32 parts Complete Mature

Kalia's POV : Freedom ain't real. It's just a pretty lie people tell themselves to sleep better at night. Me? I've never been free. Not when I was born into a life where people used me like a tool. Not when I thought I escaped, only to get dragged back in. And sure as hell not now, trapped in a marriage I never wanted with a man who loves me like an addiction-obsessive, toxic, suffocating.
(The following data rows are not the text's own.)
template <typename TO, int TMQ = 2, bool LN = false, bool PRE = false>
__device__ __forceinline__ void gemm_epilogue_qkv_lds(f32x16 (&acc)[TMQ][2], const ConvGemmDev& p, int m0, int n0, int b,
                                                      int wm, int wn, int lr, int lk, float* stage,
                                                      const float* pre_rs = nullptr, const float* pre_mr = nullptr, int m_end = -1) {
    const int Mlim = m_end >= 0 ? m_end : p.M;
    const int lane = lk * 32 + lr;
    const int dm = p.heads * 64;
    const int nbase = n0 + wn * 64;
    const int which = nbase / dm, hh = (nbase - which * dm) >> 6;
    const int Mb = p.Mb > 0 ? p.Mb : p.M;
    const int mrow = m0 + wm * (32 * TMQ);
    const int mbase = mrow + p.m_off;
    const int bi0 = mbase / Mb, mloc0 = mbase - bi0 * Mb;
    const bool vt = which == 2 && p.v_ld > 0;
    TO* base = (TO*)(which == 0 ? p.out : which == 1 ? p.out2 : p.out3);
    struct alignas(16) Pk { TO v[8]; };
    unsigned qkv_sat = 0;
    float ln_rs[TMQ], ln_mr[TMQ];
    if constexpr (LN) {
#pragma unroll
        for (int i = 0; i < TMQ; ++i) {
            if constexpr (PRE) { ln_rs[i] = pre_rs[i]; ln_mr[i] = pre_mr[i]; }
            else ln_rows32(p, (long)mbase + i * 32, (long)p.m_off + p.M - 1, lr, lk, ln_rs[i], ln_mr[i]);
        }
    }
    if (!vt) {
        float ln_pv[8], ln_cv[8];
        if constexpr (LN) {
            const int cc = nbase + (lane & 7) * 8;
            const float4 a0 = *reinterpret_cast<const float4*>(p.ln_p + cc), a1 = *reinterpret_cast<const float4*>(p.ln_p + cc + 4);
            const float4 b0 = *reinterpret_cast<const float4*>(p.ln_c + cc), b1 = *reinterpret_cast<const float4*>(p.ln_c + cc + 4);
            ln_pv[0] = a0.x; ln_pv[1] = a0.y; ln_pv[2] = a0.z; ln_pv[3] = a0.w; ln_pv[4] = a1.x; ln_pv[5] = a1.y; ln_pv[6] = a1.z; ln_pv[7] = a1.w;
            ln_cv[0] = b0.x; ln_cv[1] = b0.y; ln_cv[2] = b0.z; ln_cv[3] = b0.w; ln_cv[4] = b1.x; ln_cv[5] = b1.y; ln_cv[6] = b1.z; ln_cv[7] = b1.w;
        }
#pragma unroll
        for (int j = 0; j < 2; ++j) {
            const float bv = (!LN && p.bias) ? p.bias[nbase + j * 32 + lr] : 0.f;
#pragma unroll
            for (int i = 0; i < TMQ; ++i)
#pragma unroll
                for (int r = 0; r < 16; ++r)
                    stage[(i * 32 + (r & 3) + 8 * (r >> 2) + 4 * lk) * 64 + j * 32 + lr] = acc[i][j][r] + bv;
        }
        __builtin_amdgcn_fence(__ATOMIC_RELEASE, "wavefront");
        __builtin_amdgcn_wave_barrier();
        const int c8 = (lane & 7) * 8;
        struct alignas(16) H8 { f16 v[8]; };
        constexpr int GRP = 4;
#pragma unroll
        for (int it0 = 0; it0 < 4 * TMQ; it0 += GRP) {
            int mv[GRP], biv[GRP];
            bool okv[GRP];
            H8 cs[GRP];
#pragma unroll
            for (int gi = 0; gi < GRP; ++gi) {
                const int rr = (lane >> 3) + (it0 + gi) * 8;
                okv[gi] = mrow + rr < Mlim;
                int m = mloc0 + rr, bi = bi0;
                if (m >= Mb) { m -= Mb; ++bi; }
                if (!okv[gi]) { m = 0; bi = bi0; }
                mv[gi] = m; biv[gi] = bi;
            }
            if (which < 2 && p.rope_pack) {
#pragma unroll
                for (int gi = 0; gi < GRP; ++gi) cs[gi] = *reinterpret_cast<const H8*>((const f16*)p.rope_pack + (long)mv[gi] * 64 + c8);
            }
#pragma unroll
            for (int gi = 0; gi < GRP; ++gi) {
                const int rr = (lane >> 3) + (it0 + gi) * 8;
                float x[8];
#pragma unroll
                for (int q = 0; q < 8; q += 4) {
                    const float4 t = *reinterpret_cast<const float4*>(&stage[rr * 64 + c8 + q]);
                    x[q] = t.x; x[q + 1] = t.y; x[q + 2] = t.z; x[q + 3] = t.w;
                }
                if constexpr (LN) {
                    const float rs = __shfl(ln_rs[(it0 + gi) >> 2], rr & 31), mr = __shfl(ln_mr[(it0 + gi) >> 2], rr & 31);
#pragma unroll
                    for (int q = 0; q < 8; ++q) x[q] = __builtin_fmaf(rs, x[q], __builtin_fmaf(-mr, ln_pv[q], ln_cv[q]));
                }
                if (which < 2 && p.rope_pack) {
#pragma unroll
                    for (int q = 0; q < 8; q += 2) {
                        const float cc = (float)cs[gi].v[q], ss = (float)cs[gi].v[q + 1];
                        const float e = x[q], o = x[q + 1];
                        x[q] = e * cc - o * ss;
                        x[q + 1] = o * cc + e * ss;
                    }
                } else if (which < 2) {
                    float c[8], sn[8];
#pragma unroll
                    for (int q = 0; q < 8; q += 4) {
                        const float4 tc = *reinterpret_cast<const float4*>(p.rope_cos + (long)mv[gi] * 64 + c8 + q);
                        const float4 ts = *reinterpret_cast<const float4*>(p.rope_sin + (long)mv[gi] * 64 + c8 + q);
                        c[q] = tc.x; c[q + 1] = tc.y; c[q + 2] = tc.z; c[q + 3] = tc.w;
                        sn[q] = ts.x; sn[q + 1] = ts.y; sn[q + 2] = ts.z; sn[q + 3] = ts.w;
                    }
#pragma unroll
                    for (int q = 0; q < 8; q += 2) {
                        const float e = x[q], o = x[q + 1];
                        x[q] = e * c[q] - o * sn[q];
                        x[q + 1] = o * c[q + 1] + e * sn[q + 1];
                    }
                }
                if constexpr (sizeof(TO) == 4) if (p.kv_planes && which == 1) {
                    if (p.kv_planes == 2) {
                        x3_u4 pl[2];
                        {
                            unsigned wh[4], wl[4];
#pragma unroll
                            for (int q = 0; q < 4; ++q) x2u_split_pair(x[2 * q], x[2 * q + 1], wh[q], wl[q]);
                            pl[0] = x3_u4{wh[0], wh[1], wh[2], wh[3]}; pl[1] = x3_u4{wl[0], wl[1], wl[2], wl[3]};
                            qkv_sat |= x2_sat_word(wh[0]) | x2_sat_word(wh[1]) | x2_sat_word(wh[2]) | x2_sat_word(wh[3]);
                        }
                        bf16* kp = (bf16*)p.out2 + ((((long)b + biv[gi]) * p.heads + hh) * 2 * p.k_ld + mv[gi]) * 64 + c8;
                        if (okv[gi]) {
                            *reinterpret_cast<x3_u4*>(kp) = pl[0];
                            *reinterpret_cast<x3_u4*>(kp + p.k_ld * 64) = pl[1];
                        }
                        continue;
                    }
                    unsigned p1[4], p2[4], p3[4];
#pragma unroll
                    for (int q = 0; q < 4; ++q) x3_split_pair(x[2 * q], x[2 * q + 1], p1[q], p2[q], p3[q]);
                    bf16* kp = (bf16*)p.out2 + ((((long)b + biv[gi]) * p.heads + hh) * 3 * p.k_ld + mv[gi]) * 64 + c8;
                    if (okv[gi]) {
                        *reinterpret_cast<x3_u4*>(kp) = x3_u4{p1[0], p1[1], p1[2], p1[3]};
                        *reinterpret_cast<x3_u4*>(kp + p.k_ld * 64) = x3_u4{p2[0], p2[1], p2[2], p2[3]};
                        *reinterpret_cast<x3_u4*>(kp + 2 * p.k_ld * 64) = x3_u4{p3[0], p3[1], p3[2], p3[3]};
                    }
                    continue;
                }
                if constexpr (sizeof(TO) == 4) if (p.kv_planes == 2 && which == 0) {
#pragma unroll
                    for (int q = 0; q < 8; ++q) qkv_sat |= (fabsf(x[q]) * 1.4426950408889634f >= 65504.f || x[q] != x[q]) ? 1u : 0u;
                }
                Pk o8;
#pragma unroll
                for (int q = 0; q < 8; ++q) o8.v[q] = from_f32<TO>(x[q]);
                if (okv[gi]) *reinterpret_cast<Pk*>(base + (((long)b + biv[gi]) * p.heads + hh) * Mb * 64 + (long)mv[gi] * 64 + c8) = o8;
            }
        }
        __builtin_amdgcn_fence(__ATOMIC_ACQUIRE, "wavefront");
        __builtin_amdgcn_wave_barrier();
    } else {
        const int row = lane & 31, dh = lane >> 5;
        float ln_pl = 0.f, ln_cl = 0.f;
        if constexpr (LN) { ln_pl = p.ln_p[nbase + lane]; ln_cl = p.ln_c[nbase + lane]; }
#pragma unroll
        for (int i = 0; i < TMQ; ++i) {
#pragma unroll
            for (int j = 0; j < 2; ++j) {
                const float bv = (!LN && p.bias) ? p.bias[nbase + j * 32 + lr] : 0.f;
#pragma unroll
                for (int r = 0; r < 16; ++r)
                    stage[((r & 3) + 8 * (r >> 2) + 4 * lk) * 65 + j * 32 + lr] = acc[i][j][r] + bv;
            }
            auto vt_val = [&](int dd) __attribute__((always_inline)) -> float {
                const float a = stage[row * 65 + dd];
                if constexpr (LN) return __builtin_fmaf(ln_rs[i], a, __builtin_fmaf(-ln_mr[i], __shfl(ln_pl, dd), __shfl(ln_cl, dd)));
                else return a;
            };
            __builtin_amdgcn_fence(__ATOMIC_RELEASE, "wavefront");
            __builtin_amdgcn_wave_barrier();
            const int rr = i * 32 + row;
            const bool ok = mrow + rr < Mlim;
            int m = mloc0 + rr, bi = bi0;
            if (m >= Mb) { m -= Mb; ++bi; }
            TO* dst = base + (((long)b + bi) * p.heads + hh) * 64 * p.v_ld + m;
            if (sizeof(TO) == 4 && p.kv_planes) {
                const long pstride = 64 * p.v_ld;
                if (p.kv_planes == 2) {
                    unsigned short* vp = (unsigned short*)p.out3 + (((long)b + bi) * p.heads + hh) * 2 * 64 * p.v_ld + m;
#pragma unroll 8
                    for (int d = 0; d < 32; ++d) {
                        const int dd = dh * 32 + d;
                        unsigned ph, pl;
                        x2u_split_pair(vt_val(dd), 0.f, ph, pl);
                        qkv_sat |= x2_sat_word(ph);
                        if (ok) {
                            vp[(long)dd * p.v_ld] = (unsigned short)ph;
                            vp[pstride + (long)dd * p.v_ld] = (unsigned short)pl;
                        }
                    }
                } else {
                unsigned short* vp = (unsigned short*)p.out3 + (((long)b + bi) * p.heads + hh) * 3 * 64 * p.v_ld + m;
#pragma unroll 8
                for (int d = 0; d < 32; ++d) {
                    const int dd = dh * 32 + d;
                    unsigned p1, p2, p3;
                    x3_split_pair(vt_val(dd), 0.f, p1, p2, p3);
                    if (ok) {
                        vp[(long)dd * p.v_ld] = (unsigned short)p1;
                        vp[pstride + (long)dd * p.v_ld] = (unsigned short)p2;
                        vp[2 * pstride + (long)dd * p.v_ld] = (unsigned short)p3;
                    }
                }
                }
            } else {
#pragma unroll 8
                for (int d = 0; d < 32; ++d) {
                    const int dd = dh * 32 + d;
                    const float v = vt_val(dd);
                    if (ok) dst[(long)dd * p.v_ld] = from_f32<TO>(v);
                }
            }
            __builtin_amdgcn_fence(__ATOMIC_ACQUIRE, "wavefront");
            __builtin_amdgcn_wave_barrier();
        }
    }
    if constexpr (sizeof(TO) == 4) sat_publish(p.sat, qkv_sat);
}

Easton swears I belong to him. Calls me his, like I'm a possession, not a person. But I was never meant to be owned. Not by him. Not by anyone. And yet... I'm craving the one person I can't have. The one man I shouldn't want. Jay Kim. My husband's best friend. The only person who looks at me like I'm more than a pawn in someone else's game. The only man who's ever made me feel safe. But love in this world? It don't come without consequences. And choosing Jay? That'd be the kind of mistake that gets people killed. Jay's POV: I never wanted this empire. It was my uncle's before me-a kingdom built on blood, corruption, and greed. But when he fell, I had two choices: take control or let worse men have it. So I took it. And now? I'm doing what he never could. I'm fixing the mess he left behind. Cleaning up the dirt while keeping the wolves from tearing it apart. But then she came back. Kalia Gomez. The only woman who's ever made me want something outside of this life. The one I can't have-because she belongs to someone else. Not just anyone, either. Easton. My friend. My brother in arms. I should walk away. Should forget about the way she looks at me when no one's watching. Should ignore the way my pulse fucking riots every time she's close. But it's too late for that. Because I might be trying to clean up this empire... But for Kalia? I'd burn it all down.